------ DATA PROVIDED

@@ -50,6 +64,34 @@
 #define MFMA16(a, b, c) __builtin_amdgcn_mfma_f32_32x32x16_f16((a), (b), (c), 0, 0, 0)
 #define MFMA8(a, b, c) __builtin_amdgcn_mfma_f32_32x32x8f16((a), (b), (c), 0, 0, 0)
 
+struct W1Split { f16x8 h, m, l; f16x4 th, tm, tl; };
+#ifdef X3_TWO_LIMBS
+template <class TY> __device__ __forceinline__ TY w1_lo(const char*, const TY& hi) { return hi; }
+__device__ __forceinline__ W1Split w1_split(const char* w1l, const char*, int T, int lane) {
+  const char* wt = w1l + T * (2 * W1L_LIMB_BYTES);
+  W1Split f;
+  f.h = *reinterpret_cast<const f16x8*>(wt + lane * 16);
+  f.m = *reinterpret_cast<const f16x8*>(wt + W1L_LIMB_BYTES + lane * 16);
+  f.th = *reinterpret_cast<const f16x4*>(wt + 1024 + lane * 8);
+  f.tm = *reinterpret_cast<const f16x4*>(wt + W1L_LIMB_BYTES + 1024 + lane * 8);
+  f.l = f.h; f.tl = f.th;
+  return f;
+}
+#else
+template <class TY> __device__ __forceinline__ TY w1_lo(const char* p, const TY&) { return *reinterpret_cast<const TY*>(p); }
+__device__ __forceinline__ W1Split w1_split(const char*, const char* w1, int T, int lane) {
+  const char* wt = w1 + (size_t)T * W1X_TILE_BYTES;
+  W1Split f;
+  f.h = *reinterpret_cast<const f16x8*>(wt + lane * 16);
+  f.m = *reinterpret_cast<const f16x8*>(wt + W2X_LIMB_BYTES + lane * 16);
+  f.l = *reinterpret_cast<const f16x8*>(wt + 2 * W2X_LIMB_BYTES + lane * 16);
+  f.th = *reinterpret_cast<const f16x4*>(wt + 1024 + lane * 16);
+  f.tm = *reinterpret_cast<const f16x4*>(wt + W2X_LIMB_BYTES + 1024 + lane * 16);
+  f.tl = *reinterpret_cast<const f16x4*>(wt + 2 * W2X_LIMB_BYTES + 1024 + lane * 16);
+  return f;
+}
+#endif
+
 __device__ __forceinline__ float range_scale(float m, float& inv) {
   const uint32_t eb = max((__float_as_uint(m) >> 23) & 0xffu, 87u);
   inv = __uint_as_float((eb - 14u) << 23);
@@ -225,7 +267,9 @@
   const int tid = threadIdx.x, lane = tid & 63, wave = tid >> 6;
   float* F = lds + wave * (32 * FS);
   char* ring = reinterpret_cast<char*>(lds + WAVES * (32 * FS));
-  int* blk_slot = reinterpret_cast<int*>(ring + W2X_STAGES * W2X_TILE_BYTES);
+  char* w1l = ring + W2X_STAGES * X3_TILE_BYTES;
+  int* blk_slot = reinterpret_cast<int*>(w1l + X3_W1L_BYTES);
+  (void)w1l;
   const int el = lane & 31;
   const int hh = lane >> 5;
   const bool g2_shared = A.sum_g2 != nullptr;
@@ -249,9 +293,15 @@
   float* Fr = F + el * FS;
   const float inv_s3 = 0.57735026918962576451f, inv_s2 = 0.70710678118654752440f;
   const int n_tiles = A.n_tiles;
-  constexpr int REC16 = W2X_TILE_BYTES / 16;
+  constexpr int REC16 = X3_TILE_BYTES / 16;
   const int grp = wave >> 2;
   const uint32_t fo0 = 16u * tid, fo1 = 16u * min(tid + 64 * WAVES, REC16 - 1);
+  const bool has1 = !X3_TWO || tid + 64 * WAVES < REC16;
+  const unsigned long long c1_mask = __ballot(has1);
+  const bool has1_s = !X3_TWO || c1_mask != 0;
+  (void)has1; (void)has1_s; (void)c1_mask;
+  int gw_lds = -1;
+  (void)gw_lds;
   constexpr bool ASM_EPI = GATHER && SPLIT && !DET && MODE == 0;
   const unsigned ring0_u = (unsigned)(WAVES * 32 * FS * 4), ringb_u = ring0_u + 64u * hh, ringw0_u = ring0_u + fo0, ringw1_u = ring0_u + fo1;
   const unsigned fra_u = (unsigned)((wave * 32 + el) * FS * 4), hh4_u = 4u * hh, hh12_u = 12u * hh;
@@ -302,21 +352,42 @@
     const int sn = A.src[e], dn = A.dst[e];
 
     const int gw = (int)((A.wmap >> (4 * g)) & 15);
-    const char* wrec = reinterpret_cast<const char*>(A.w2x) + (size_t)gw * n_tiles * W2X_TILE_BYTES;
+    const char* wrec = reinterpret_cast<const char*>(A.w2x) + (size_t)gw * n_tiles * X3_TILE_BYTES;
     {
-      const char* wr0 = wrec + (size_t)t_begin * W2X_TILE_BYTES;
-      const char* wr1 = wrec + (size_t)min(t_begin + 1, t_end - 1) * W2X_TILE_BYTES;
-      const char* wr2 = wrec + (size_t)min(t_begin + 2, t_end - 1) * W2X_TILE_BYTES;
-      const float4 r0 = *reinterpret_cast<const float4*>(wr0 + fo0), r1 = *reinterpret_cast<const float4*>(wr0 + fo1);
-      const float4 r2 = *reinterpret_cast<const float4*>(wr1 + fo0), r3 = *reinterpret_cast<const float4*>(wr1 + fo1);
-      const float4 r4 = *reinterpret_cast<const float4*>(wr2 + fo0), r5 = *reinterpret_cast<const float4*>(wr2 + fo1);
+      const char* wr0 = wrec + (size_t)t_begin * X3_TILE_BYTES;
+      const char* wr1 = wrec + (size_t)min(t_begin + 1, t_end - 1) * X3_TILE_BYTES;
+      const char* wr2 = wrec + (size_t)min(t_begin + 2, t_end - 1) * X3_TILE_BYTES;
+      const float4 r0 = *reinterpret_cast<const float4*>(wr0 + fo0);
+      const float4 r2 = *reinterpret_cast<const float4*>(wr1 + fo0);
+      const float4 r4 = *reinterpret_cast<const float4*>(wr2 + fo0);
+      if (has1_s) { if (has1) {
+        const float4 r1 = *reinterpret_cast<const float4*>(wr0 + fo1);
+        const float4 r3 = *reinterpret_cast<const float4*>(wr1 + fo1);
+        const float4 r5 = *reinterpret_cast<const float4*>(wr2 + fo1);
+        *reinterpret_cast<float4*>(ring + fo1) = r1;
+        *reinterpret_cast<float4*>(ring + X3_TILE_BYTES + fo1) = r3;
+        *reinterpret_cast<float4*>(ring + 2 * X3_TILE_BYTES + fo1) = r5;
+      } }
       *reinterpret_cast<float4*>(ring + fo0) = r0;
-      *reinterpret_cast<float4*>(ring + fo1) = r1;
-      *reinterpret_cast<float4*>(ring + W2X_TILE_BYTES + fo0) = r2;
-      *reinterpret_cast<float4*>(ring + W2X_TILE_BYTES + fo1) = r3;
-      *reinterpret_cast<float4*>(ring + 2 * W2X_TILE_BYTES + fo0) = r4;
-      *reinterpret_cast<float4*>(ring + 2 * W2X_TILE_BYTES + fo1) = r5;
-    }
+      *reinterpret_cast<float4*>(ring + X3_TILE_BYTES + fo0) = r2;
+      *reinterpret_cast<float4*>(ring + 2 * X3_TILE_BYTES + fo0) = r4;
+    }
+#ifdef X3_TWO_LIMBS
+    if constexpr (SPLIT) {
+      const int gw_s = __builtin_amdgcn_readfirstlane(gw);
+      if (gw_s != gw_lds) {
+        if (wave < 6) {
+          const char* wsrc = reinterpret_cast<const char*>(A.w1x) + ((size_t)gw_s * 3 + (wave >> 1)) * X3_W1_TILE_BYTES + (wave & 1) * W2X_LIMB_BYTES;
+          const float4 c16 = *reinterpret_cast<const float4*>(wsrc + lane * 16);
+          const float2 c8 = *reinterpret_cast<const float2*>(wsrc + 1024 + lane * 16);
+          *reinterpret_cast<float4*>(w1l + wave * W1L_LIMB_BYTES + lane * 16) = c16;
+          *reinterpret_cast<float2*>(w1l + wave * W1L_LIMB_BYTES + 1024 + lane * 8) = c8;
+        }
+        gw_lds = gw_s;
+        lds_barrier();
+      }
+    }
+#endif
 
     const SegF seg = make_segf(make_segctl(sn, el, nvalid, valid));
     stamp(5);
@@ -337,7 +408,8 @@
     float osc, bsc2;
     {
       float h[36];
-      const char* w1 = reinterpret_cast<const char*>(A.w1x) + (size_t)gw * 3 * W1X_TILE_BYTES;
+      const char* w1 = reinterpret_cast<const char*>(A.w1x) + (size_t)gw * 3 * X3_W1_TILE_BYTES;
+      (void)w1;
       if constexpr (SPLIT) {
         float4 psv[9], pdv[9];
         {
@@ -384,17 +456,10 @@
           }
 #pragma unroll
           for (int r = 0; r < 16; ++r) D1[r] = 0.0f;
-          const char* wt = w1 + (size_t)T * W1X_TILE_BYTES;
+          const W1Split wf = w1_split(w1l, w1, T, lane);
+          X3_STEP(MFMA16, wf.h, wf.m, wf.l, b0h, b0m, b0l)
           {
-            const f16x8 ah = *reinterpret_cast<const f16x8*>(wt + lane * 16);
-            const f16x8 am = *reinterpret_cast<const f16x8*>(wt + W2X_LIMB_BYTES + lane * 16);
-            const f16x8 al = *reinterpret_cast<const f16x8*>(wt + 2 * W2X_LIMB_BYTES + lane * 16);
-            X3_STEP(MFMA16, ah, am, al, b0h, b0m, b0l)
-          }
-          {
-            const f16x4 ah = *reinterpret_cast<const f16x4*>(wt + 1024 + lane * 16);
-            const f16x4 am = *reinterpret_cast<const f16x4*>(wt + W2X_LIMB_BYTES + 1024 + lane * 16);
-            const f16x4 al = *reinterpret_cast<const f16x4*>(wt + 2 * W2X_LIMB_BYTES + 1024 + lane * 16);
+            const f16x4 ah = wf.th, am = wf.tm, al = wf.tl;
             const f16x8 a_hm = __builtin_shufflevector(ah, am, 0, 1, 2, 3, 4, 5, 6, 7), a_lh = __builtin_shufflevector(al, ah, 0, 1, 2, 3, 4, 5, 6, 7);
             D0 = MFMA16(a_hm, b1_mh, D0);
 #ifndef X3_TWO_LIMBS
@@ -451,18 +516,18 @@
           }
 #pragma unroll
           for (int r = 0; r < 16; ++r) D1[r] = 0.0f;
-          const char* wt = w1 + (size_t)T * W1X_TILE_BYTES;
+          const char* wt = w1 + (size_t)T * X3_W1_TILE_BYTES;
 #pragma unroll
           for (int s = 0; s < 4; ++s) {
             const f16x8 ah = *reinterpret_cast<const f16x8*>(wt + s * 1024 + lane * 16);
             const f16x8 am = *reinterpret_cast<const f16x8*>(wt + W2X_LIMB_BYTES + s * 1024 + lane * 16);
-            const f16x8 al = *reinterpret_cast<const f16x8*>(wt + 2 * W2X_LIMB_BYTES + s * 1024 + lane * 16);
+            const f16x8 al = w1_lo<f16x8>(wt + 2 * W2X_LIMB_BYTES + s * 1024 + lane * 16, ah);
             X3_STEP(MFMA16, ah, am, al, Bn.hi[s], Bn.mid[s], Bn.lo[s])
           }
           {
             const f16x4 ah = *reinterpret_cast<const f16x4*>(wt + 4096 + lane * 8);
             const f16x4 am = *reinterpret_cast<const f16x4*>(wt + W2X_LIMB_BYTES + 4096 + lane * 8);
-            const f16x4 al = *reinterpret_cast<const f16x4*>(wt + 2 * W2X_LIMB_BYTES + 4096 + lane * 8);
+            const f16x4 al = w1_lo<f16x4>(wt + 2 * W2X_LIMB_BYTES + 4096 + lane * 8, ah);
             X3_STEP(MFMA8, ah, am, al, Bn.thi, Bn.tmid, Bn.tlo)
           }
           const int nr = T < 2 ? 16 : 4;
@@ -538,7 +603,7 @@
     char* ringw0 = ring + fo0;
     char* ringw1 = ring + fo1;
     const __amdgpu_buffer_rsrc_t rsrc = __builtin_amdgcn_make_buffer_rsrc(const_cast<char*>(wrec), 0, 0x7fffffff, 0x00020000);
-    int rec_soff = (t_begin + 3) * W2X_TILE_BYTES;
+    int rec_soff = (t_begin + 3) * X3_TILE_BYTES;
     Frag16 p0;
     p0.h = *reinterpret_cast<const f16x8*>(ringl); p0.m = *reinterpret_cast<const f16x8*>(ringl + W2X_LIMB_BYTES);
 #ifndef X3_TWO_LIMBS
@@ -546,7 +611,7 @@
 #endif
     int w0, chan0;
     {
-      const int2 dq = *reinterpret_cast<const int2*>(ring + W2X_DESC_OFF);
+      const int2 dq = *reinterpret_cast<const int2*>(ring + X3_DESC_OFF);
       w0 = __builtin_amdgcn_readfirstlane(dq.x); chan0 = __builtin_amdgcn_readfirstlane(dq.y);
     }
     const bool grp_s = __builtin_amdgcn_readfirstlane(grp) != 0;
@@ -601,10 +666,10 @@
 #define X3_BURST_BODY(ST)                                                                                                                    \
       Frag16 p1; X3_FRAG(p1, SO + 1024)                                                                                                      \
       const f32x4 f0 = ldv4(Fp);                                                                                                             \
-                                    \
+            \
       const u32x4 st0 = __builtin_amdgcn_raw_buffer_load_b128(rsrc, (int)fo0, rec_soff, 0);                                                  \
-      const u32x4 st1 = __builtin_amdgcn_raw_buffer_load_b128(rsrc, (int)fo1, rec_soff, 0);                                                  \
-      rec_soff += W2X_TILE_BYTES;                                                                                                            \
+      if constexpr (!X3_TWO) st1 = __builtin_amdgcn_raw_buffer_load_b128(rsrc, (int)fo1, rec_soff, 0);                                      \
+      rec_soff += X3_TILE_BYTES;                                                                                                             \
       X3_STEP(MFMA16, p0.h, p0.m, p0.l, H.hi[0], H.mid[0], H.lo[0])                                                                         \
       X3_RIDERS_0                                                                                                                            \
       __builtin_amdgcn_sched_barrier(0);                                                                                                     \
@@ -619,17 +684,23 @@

------------

TASK ITEM:
Repeat, exactly as they stand above, the lines from the line with "f.m = *reinterpret_cast<const f16x8*>(wt + W2X_LIMB_BYTES" to the line with "range_scale(float m, float&", both lines included.

EXERCISE ANSWER:
+  f.m = *reinterpret_cast<const f16x8*>(wt + W2X_LIMB_BYTES + lane * 16);
+  f.l = *reinterpret_cast<const f16x8*>(wt + 2 * W2X_LIMB_BYTES + lane * 16);
+  f.th = *reinterpret_cast<const f16x4*>(wt + 1024 + lane * 16);
+  f.tm = *reinterpret_cast<const f16x4*>(wt + W2X_LIMB_BYTES + 1024 + lane * 16);
+  f.tl = *reinterpret_cast<const f16x4*>(wt + 2 * W2X_LIMB_BYTES + 1024 + lane * 16);
+  return f;
+}
+#endif
+
 __device__ __forceinline__ float range_scale(float m, float& inv) {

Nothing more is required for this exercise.